“Superbug” Outbreak at UCLA Medical Center

A recent outbreak of the “superbug”, carbapenem-resistant Enterobacteriaceae (CRE) bacteria, at the Ronald Reagan UCLA Medical Center has resulted in seven confirmed infections and two deaths [2]. The source of the outbreak was found to be two of the hospital’s seven Olympus Corp. duodenoscopes that were used between October 3 and January 28 [2]. A total of 179 patients have been exposed [1,2]. The UCLA Medical Center is providing these individuals with free, at-home screening tests to determine if they are infected with the CRE bacteria as a result of their exposure [2].

What is CRE?

Carbapenem-resistant Enterobacteriaceae bacteria are part of a family of bacteria commonly found in the colon. Over time, some of these gut-dwelling pathogens have developed high-resistance against many widely used antibiotics. These bacteria contain an enzyme that breaks down carbapenem antibiotics, rendering them useless, and making it very difficult to treat patients with CRE infections. Antibiotic-resistance has become an increasing public health problem across the globe. CRE is particularly dangerous because the bacteria are able to resist “last defense” antibiotics.  

Healthy individuals are generally not at risk for CRE. Infections are most common in nursing homes and hospitals, where invasive devices such as ventilators, urinary catheters, and intravenous catheters, result in exposure to CRE.

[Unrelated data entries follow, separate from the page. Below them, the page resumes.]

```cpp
// ... 146 lines not shown
        throw std::runtime_error("ingress copy of step " + std::to_string(sp.launch_seq) +
                                 " did not complete before its step ran (HSA SDMA copy lost)");
      }
    }
    const u64 n = sp.io.ctr_host_h->egress_bytes;
    eg_hist_[eg_hist_i_++ & 3] = n;
    eg_stats_[3] += n;
  }

  void sync() {
    HIPCHECK(hipStreamSynchronize(s_h2d_));
    if (s_h2d_alt_) HIPCHECK(hipStreamSynchronize(s_h2d_alt_));
    HIPCHECK(hipStreamSynchronize(s_pre_));
    HIPCHECK(hipStreamSynchronize(s_ing_));
    HIPCHECK(hipStreamSynchronize(s_comp_));
    HIPCHECK(hipStreamSynchronize(s_d2h_));
  }

  py::dict host_times(bool reset) {
    static const char* names[9] = {"submit", "submit_sdma_wait", "submit_graph_launch", "wait_results",
                                   "egress_copy", "egress_wait", "exchange", "exchange_counts", "exchange_thread"};
    py::dict o;
    for (int i = 0; i < 9; ++i) { o[names[i]] = ht_[i]; if (reset) ht_[i] = 0; }
    return o;
  }

  py::dict counters(int p) {
    const Counters& c = *par(p).io.ctr_host_h;
    py::dict o;
#define F(x) o[#x] = c.x
    F(n_cmds); F(n_frags); F(n_pubs); F(n_acks); F(n_ctrl); F(ctrl_bytes); F(n_pairs); F(n_deliv);
    F(egress_bytes); F(n_returns); F(n_confirm_frames); F(n_freed); F(n_requeue); F(n_unroutable);
    F(n_dropped_nomem); F(n_expired); F(n_routed_msgs); F(n_unknown_exchange); F(n_ring_full);
    F(n_acked); F(log_head); F(log_tail); F(msg_free_top); F(n_live_msgs);
    F(n_persist); F(n_consumed); F(persist_used); F(n_persist_overflow);
    F(live_bytes); F(n_grow); F(n_dget); F(spill_moved); F(n_ref); F(gath_off); F(ref_bytes);
#undef F
    std::vector<u32> lat(c.lat_hist, c.lat_hist + LAT_BINS);
    o["lat_hist"] = lat;
    return o;
  }

  u64 egress_copy(int p) {
    HostTimer ht(&ht_[4]);
    Range rg("chanamq.K5.egress_d2h");
    StepSlot& sp = par(p);
// ... 177 lines not shown
    if (sdma_pref_ >= 0 && (mask >> sdma_pref_) & 1u) pick = (u32)sdma_pref_;
    else if ((mask >> 1) & 1u) pick = 1;
    else while (!((mask >> pick) & 1u)) ++pick;
    sdma_engine_ = (hsa_amd_sdma_engine_id_t)(1u << pick);
    sdma_engine2_ = (hsa_amd_sdma_engine_id_t)0;
    if (sdma_split_ > 1)
      for (u32 c : {2u, 3u, 0u})
        if (c != pick && ((mask >> c) & 1u)) { sdma_engine2_ = (hsa_amd_sdma_engine_id_t)(1u << c); break; }
    tail_engine_ = sdma_engine_;
    for (u32 c : {2u, 3u, 0u})
      if (c != pick && ((mask >> c) & 1u) && (1u << c) != (u32)sdma_engine2_) {
        tail_engine_ = (hsa_amd_sdma_engine_id_t)(1u << c);
        break;
      }
    ing_engine_ = (hsa_amd_sdma_engine_id_t)0;
    for (u32 c : {0u, 3u, 2u, 1u})
      if (((mask >> c) & 1u) && (1u << c) != (u32)sdma_engine_ && (1u << c) != (u32)sdma_engine2_ &&
          (1u << c) != (u32)tail_engine_) {
        ing_engine_ = (hsa_amd_sdma_engine_id_t)(1u << c);
        break;
      }
    if (!ing_engine_) ing_engine_ = tail_engine_;
    ing_engine2_ = (hsa_amd_sdma_engine_id_t)0;
    if (h2d_split_cfg_)
      for (u32 c : {3u, 2u})
        if (((mask >> c) & 1u) && (1u << c) != (u32)ing_engine_ && (1u << c) != (u32)sdma_engine_ &&
            (1u << c) != (u32)sdma_engine2_ && (1u << c) != (u32)tail_engine_) {
          ing_engine2_ = (hsa_amd_sdma_engine_id_t)(1u << c);
          break;
        }
    for (EgressSlot& es : eg_)
      if (hsa_signal_create(0, 0, nullptr, &es.sdma_sig) != HSA_STATUS_SUCCESS ||
          hsa_signal_create(0, 0, nullptr, &es.tail_sig) != HSA_STATUS_SUCCESS ||
          hsa_signal_create(0, 0, nullptr, &es.gate_sig) != HSA_STATUS_SUCCESS)
        throw std::runtime_error("hsa_signal_create failed");
  }

  void drain_egress() {
    for (int e = 0; e < EGRESS_SLOTS; ++e) {
      sdma_wait(e);
      if (eg_[e].d2h_issued) HIPCHECK(hipEventSynchronize(eg_[e].ev_d2h));
    }
  }

  std::vector<u32> send_counts(int p) {
    StepSlot& sp = par(p);
    if (!sp.counts_ready) throw std::runtime_error("send_counts: no phase-A step in flight for this parity");
    sp.counts_ready = false;
    HIPCHECK(hipEventSynchronize(sp.ev_a));
    const u32* x = sp.io.xchg_h;
    std::vector<u32> o;
    for (u32 r = 0; r < d_.world; ++r) o.push_back(x[r]);
    for (u32 r = 0; r < d_.world; ++r) o.push_back(x[WORLD_MAX + r]);
// ... 758 lines not shown
    const u32 ntiles = ceil_div(nmax, SORT_TILE);
    const u32 digit = bits > 8 && bits <= 11 ? bits : 8;
    u32 src = 0;
    for (u32 shift = 0; shift < bits; shift += digit) {
      with_key_bits(digit, [&](auto b) {
        constexpr u32 B = decltype(b)::value;
        hipLaunchKernelGGL(k_rs_hist<B>, capped(ntiles, 256), dim3(RsNt<B>::v), 0, s, keys[src], n, shift, d_.hist,
                           d_.hist_scan, &d.tot[TS_RS_TICKET], ntiles);
        hipLaunchKernelGGL(k_rs_scatter<B>, capped(ntiles, 256), dim3(256), 0, s, keys[src], vals[src], keys[src ^ 1],
                           vals[src ^ 1], n, shift, d_.hist_scan, ntiles);
      });
      src ^= 1;
    }
    return src;
  }

  static dim3 blocks(u64 n, u32 per) { return dim3(n ? ceil_div(n, per) : 1); }
  static dim3 wave_blocks(u64 n) { u64 b = n ? ceil_div(n, 4) : 1; return dim3(b > 8192 ? 8192 : (u32)b); }
  static dim3 capped(u64 b, u32 cap) { return dim3(b == 0 ? 1u : (b > cap ? cap : (u32)b)); }

  void launch_ingest(hipStream_t s, const DS& d) {
    Range rg("chanamq.K1-K4.ingest");
    hipLaunchKernelGGL(k_stage, dim3(1), dim3(1024), 0, s, d);
    if (h2d_hsa_) hipLaunchKernelGGL(k_h2d_wait, dim3(16), dim3(64), 0, s, d);
    hipLaunchKernelGGL(k_frame_scan, capped(d.seg_max, n_cu_), dim3(FS_NT), 0, s, d);
    if (d.rank_scan)
      launch_scan(s, d, {{d.cmd_is_pub, d.cmd_pub_rank}, {d.cmd_is_ack, d.cmd_ack_rank}}, &d.ctr->n_cmds,
                  d.cmd_max, TS_CMD_PUBS, nullptr, true);
    hipLaunchKernelGGL(k_decode, blocks(d.cmd_max, 256), dim3(256), 0, s, d);
  }

  void launch_route(hipStream_t s, const DS& d, u32 nmax, bool imports = false) {
    Range rg("chanamq.K6-K13.route_store");
    const u64 ngroups = ceil_div(nmax ? nmax : 1, 16);
    if (imports) hipLaunchKernelGGL(k_import_route, capped(ngroups, n_cu_), dim3(1024), 0, s, d);
    else hipLaunchKernelGGL(k_route, capped(ngroups, 2 * n_cu_), dim3(1024), 0, s, d);
    const ScanArgs a = scan_args({{d.pub_nq, d.pub_pair_off}, {d.pub_slot, d.pub_slot_off},
                                  {d.pub_routed, d.pub_routed_rank}, {d.pub_ret_sz, d.pub_ret_off}},
                                 &d.tot[TS_RANGE_HI], d.pub_cap, TS_ROUTE, &d.tot[TS_RANGE_LO]);
    hipLaunchKernelGGL(k_scan_route, dim3(ceil_div(d.pub_cap ? d.pub_cap : 1, SCAN_TILE)), dim3(1024), 0, s, a, d.tot,
                       scan_status_, scan_ctl_, scan_smax_, d);
    hipLaunchKernelGGL(k_route_store, wave_blocks(nmax), dim3(256), 0, s, d, imports ? 0u : 1u);
  }

  void launch_pack(hipStream_t s, const DS& d) {
    Range rg("chanamq.X1.pack");
    hipLaunchKernelGGL(k_pack_scan, blocks(d.pub_max, PK_TILE), dim3(1024), 0, s, d, d.pk_agg, &d.tot[TS_PK_TICKET]);
    hipLaunchKernelGGL(k_pack, wave_blocks(d.pub_max), dim3(256), 0, s, d);
// ... 135 lines not shown
           })
      .def("get_out", &Engine::get_out_py)
      .def("send_counts", &Engine::send_counts)
      .def("submit_b", &Engine::submit_b, py::arg("parity"), py::arg("recv"), py::arg("stream") = 0)
      .def("set_xfer_buffers", &Engine::set_xfer_buffers)
      .def("set_xfer_parity", &Engine::set_xfer_parity)
      .def("set_import", &Engine::set_import, py::arg("recv"), py::arg("stream") = 0)
      .def("restore", &Engine::restore, py::arg("desc"), py::arg("payload"), py::arg("now_ms"))
      .def("spill", &Engine::spill, py::arg("lim"), py::arg("hot"), py::call_guard<py::gil_scoped_release>())
      .def("cold_pick", &Engine::cold_pick, py::arg("hot"), py::arg("lim"), py::arg("max_n"), py::arg("max_bytes"))
      .def("cold_commit", &Engine::cold_commit)
      .def("cold_scan", &Engine::cold_scan, py::arg("window"), py::arg("max_n"))
      .def("cold_in", &Engine::cold_in)
      .def("side_cold_pick", &Engine::side_cold_pick, py::arg("hot"), py::arg("lim"), py::arg("min_used"),
           py::arg("max_n"), py::arg("max_bytes"))
      .def("side_cold_commit", &Engine::side_cold_commit)
      .def("side_cold_scan", &Engine::side_cold_scan, py::arg("window"), py::arg("max_n"))
      .def("side_cold_in", &Engine::side_cold_in)
      .def("side_cold_live", &Engine::side_cold_live)
      .def("side_wait", &Engine::side_wait, py::arg("timeout_s"))
      .def("side_pending", &Engine::side_pending)
      .def("basic_get", &Engine::basic_get, py::arg("q"), py::arg("chslot"), py::arg("noack"), py::arg("now_ms"))
      .def("wait_results", &Engine::wait_results)
      .def("egress_copy", &Engine::egress_copy)
      .def("egress_wait", &Engine::egress_wait)
      .def("egress_slot", &Engine::egress_slot)
      .def("set_egress_ref", &Engine::set_egress_ref)
      .def("set_deliver_cap_bytes", [](Engine& e, u32 n) { e.dcap_bytes_ = n; })
      .def("egress_wait_slot", &Engine::egress_wait_slot)
      .def("egress_done_slot", &Engine::egress_done_slot)
      .def("step_done", &Engine::step_done)
      .def("sync", &Engine::sync)
      .def("c_api", &Engine::c_api)
      .def("xchg_setup", &Engine::xchg_setup, py::arg("kind"), py::arg("arg"), py::arg("members"),
           py::arg("timeout_ms") = 10000, py::arg("failover") = false, py::arg("counts_shm") = "",
           py::arg("async_x") = false,
           py::call_guard<py::gil_scoped_release>())
      .def_static("xchg_unique_id", &Engine::xchg_unique_id)
      .def("exchange", [](Engine& e, int q, u32 flags) {
             u32 orf = 0;
             int rc;
             {
               py::gil_scoped_release nogil;
               rc = e.exchange(q, flags, &orf);
             }
             return py::make_tuple(rc, orf);
// ... 19 lines not shown
```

How Did This Outbreak Happen?

Duodenoscopes are a type of endoscope used to obtain material for a biopsy, treat gallstones and cancers, as well as other digestive disorders [3]. The scope consists of flexible tubes, which are inserted into the mouth, threaded through the throat, stomach and into the small intestine [3]. Although fairly non-invasive compared to surgery, this procedure allows for easy contamination of the devices with pathogens, such as CRE. Contaminated scopes are then able to transmit the pathogen from patient to patient [4,5]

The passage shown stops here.